Voici une nouvelle illustration du peu de marge de manœuvre des salariés. Une orfèvrerie mosellane, qui délocalise sa production vers la Chine, veut imposer le silence à ses salariés licenciés - notamment vis-à-vis de la presse - en les menaçant de les priver de leurs indemnités de licenciement.

Ils ont dû s’engager à ne pas contester la procédure devant les Prud’hommes, à ne pas « participer ou s’associer, directement ou indirectement à une quelconque action, procédure ou mouvement contraire aux intérêts de la société ou à ses dirigeants (tel que blocage, occupation, entrave à la circulation, article de presse) », stipule le document que s’est procuré TF1.fr.
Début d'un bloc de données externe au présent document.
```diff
diff --git a/neo-360_amd/csrc/pe_schedule.h b/neo-360_amd/csrc/pe_schedule.h
--- /dev/null
+++ b/neo-360_amd/csrc/pe_schedule.h
@@ -0,0 +1,38 @@
+#pragma once
+
+#if defined(__HIPCC__) || defined(__CUDACC__)
+#define NEO_PS_HD __host__ __device__ __forceinline__
+#else
+#define NEO_PS_HD inline
+#endif
+
+namespace neo {
+namespace pe_sched {
+
+constexpr int WAVES = 4, OCTAVES = 10, COORDS = 4, WIDTH = 96;
+constexpr int IDENT_POS = 2 * OCTAVES * COORDS;
+constexpr int PAD_POS = IDENT_POS + COORDS;
+constexpr int VIEW_PAIRS = OCTAVES * (COORDS - 1);
+constexpr int VIEW_SLOTS = (VIEW_PAIRS + WAVES - 1) / WAVES;
+constexpr int VIEW_LOW_SLOTS = 2 * (COORDS - 1);
+constexpr int TILE_SLOTS = (OCTAVES + WAVES - 1) / WAVES;
+constexpr int VIEW_IDENT_WAVE = 3;
+constexpr int TILE_IDENT_WAVE = 2;
+constexpr int TILE_PAD_WAVE = 3;
+
+NEO_PS_HD constexpr int pair_pos(int oct, int coord) { return 2 * (oct * COORDS + coord); }
+
+NEO_PS_HD constexpr int view_pairs(int wave) { return VIEW_LOW_SLOTS + 1 + (wave < VIEW_PAIRS - WAVES * (VIEW_LOW_SLOTS + 1) ? 1 : 0); }
+NEO_PS_HD constexpr int view_high(int wave, int slot) { return (slot - VIEW_LOW_SLOTS) * WAVES + wave; }
+NEO_PS_HD constexpr int view_octave(int wave, int slot) {
+    return slot < VIEW_LOW_SLOTS ? 2 * wave + slot / (COORDS - 1) : 2 * WAVES + view_high(wave, slot) / (COORDS - 1);
+}
+NEO_PS_HD constexpr int view_coord(int wave, int slot) {
+    return slot < VIEW_LOW_SLOTS ? slot % (COORDS - 1) : view_high(wave, slot) % (COORDS - 1);
+}
+
+NEO_PS_HD constexpr int tile_pairs(int wave) { return OCTAVES / WAVES + (wave < OCTAVES % WAVES ? 1 : 0); }
+NEO_PS_HD constexpr int tile_octave(int wave, int slot) { return wave + WAVES * slot; }
+
+}
+}
diff --git a/neo-360_amd/csrc/tp_common.h b/neo-360_amd/csrc/tp_common.h
--- a/neo-360_amd/csrc/tp_common.h
+++ b/neo-360_amd/csrc/tp_common.h
@@ -126,7 +126,8 @@
                                                 const float* __restrict__ viewdirs, const float* __restrict__ tvals,
                                                 const float* __restrict__ far_arr, uint32_t* __restrict__ flags,
                                                 bool t_shared = false, int grid_w = 0, long grid_first = 0, int pw = 3, int ph = 3,
-                                                const int* __restrict__ cull_map = nullptr, int quad = 0) {
+                                                const int* __restrict__ cull_map = nullptr, int quad = 0,
+                                                long* row_point = nullptr) {
     float* pe_world = S.pe_world;
     float* feat_world = S.feat_world;
     float* vdir_world = S.vdir_world;
@@ -134,6 +135,7 @@
         long g = tile0 + tid;
         if (g >= P) g = P - 1;
         g = launch_point(g, N, R, quad, grid_w, grid_first, pw, ph);
+        if (row_point) row_point[tid] = g;
         const int row = (int)(g / N);
         const int s = (int)(g - (long)row * N);
         const int ray = cull_map ? cull_map[row] : row;
@@ -200,13 +202,14 @@
                                             const float* __restrict__ viewdirs, const float* __restrict__ tvals,
                                             const float* __restrict__ far_arr, uint32_t* __restrict__ flags,
                                             bool t_shared = false, int grid_w = 0, long grid_first = 0, int pw = 3, int ph = 3,
-                                            const int* __restrict__ cull_map = nullptr, int quad = 0) {
+                                            const int* __restrict__ cull_map = nullptr, int quad = 0,
+                                            long* row_point = nullptr) {
     if (tid < TM)
-        point_setup_row<PE_C>(S, tid, tile0, P, N, R, chunk, rays_o, rays_d, viewdirs, tvals, far_arr, flags, t_shared, grid_w, grid_first, pw, ph, cull_map, quad);
+        point_setup_row<PE_C>(S, tid, tile0, P, N, R, chunk, rays_o, rays_d, viewdirs, tvals, far_arr, flags, t_shared, grid_w, grid_first, pw, ph, cull_map, quad, row_point);
 }
 
 template <int LOC_TEXEL_BYTES = 2048, bool DIRS = true, int PL_TEXEL_BYTES = 128 * 4, class PutDir>
-__device__ __forceinline__ void view_descriptors(const Scratch& S, const LaneCtx& L, const TpScene& sc,
+__device__ __forceinline__ bool view_descriptors(const Scratch& S, const LaneCtx& L, const TpScene& sc,
                                                  const float* rot, const float* trn, int v, PutDir put_dir,
                                                  int pl_base_texels = 0) {
     int* loc_off = S.loc_off; float* loc_w = S.loc_w; int* pl_off = S.pl_off; float* pl_w = S.pl_w;
@@ -248,7 +251,8 @@
                 dst_off[p * 4 + k] = (int)((uint32_t)(base + t.off[k]) * (uint32_t)texel_bytes);
                 dst_w[p * 4 + k] = t.w[k];
             }
-            if constexpr (!DIRS) return;
+            const bool weighted = t.w[0] != 0.0f || t.w[1] != 0.0f || t.w[2] != 0.0f || t.w[3] != 0.0f;
+            if constexpr (!DIRS) return weighted;
             const float dx = vdir_world[p * 4], dy = vdir_world[p * 4 + 1], dz = vdir_world[p * 4 + 2];
             const float dc[3] = {rot[0] * dx + rot[1] * dy + rot[2] * dz, rot[3] * dx + rot[4] * dy + rot[5] * dz,
                                  rot[6] * dx + rot[7] * dy + rot[8] * dz};
@@ -267,6 +271,7 @@
 #pragma unroll
                 for (int f = 27; f < 32; ++f) put_dir(p, f, 0.0f);
             }
+            return weighted;
         }
 }
 
```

En cas de non-respect de cet accord, les anciens salariés devront rembourser l’entreprise.

Ce texte est « anormal » et comporte des « dispositions illégales qui touchent aux droits fondamentaux des personnes », a estimé M. Michel Bernard, sous-préfet de Metz-Campagne.

Un Sous-Préfet comme ça, ça devient rare de nos jours !

Dans cette orfèvrerie, le silence est d’or’, comme les bijoux.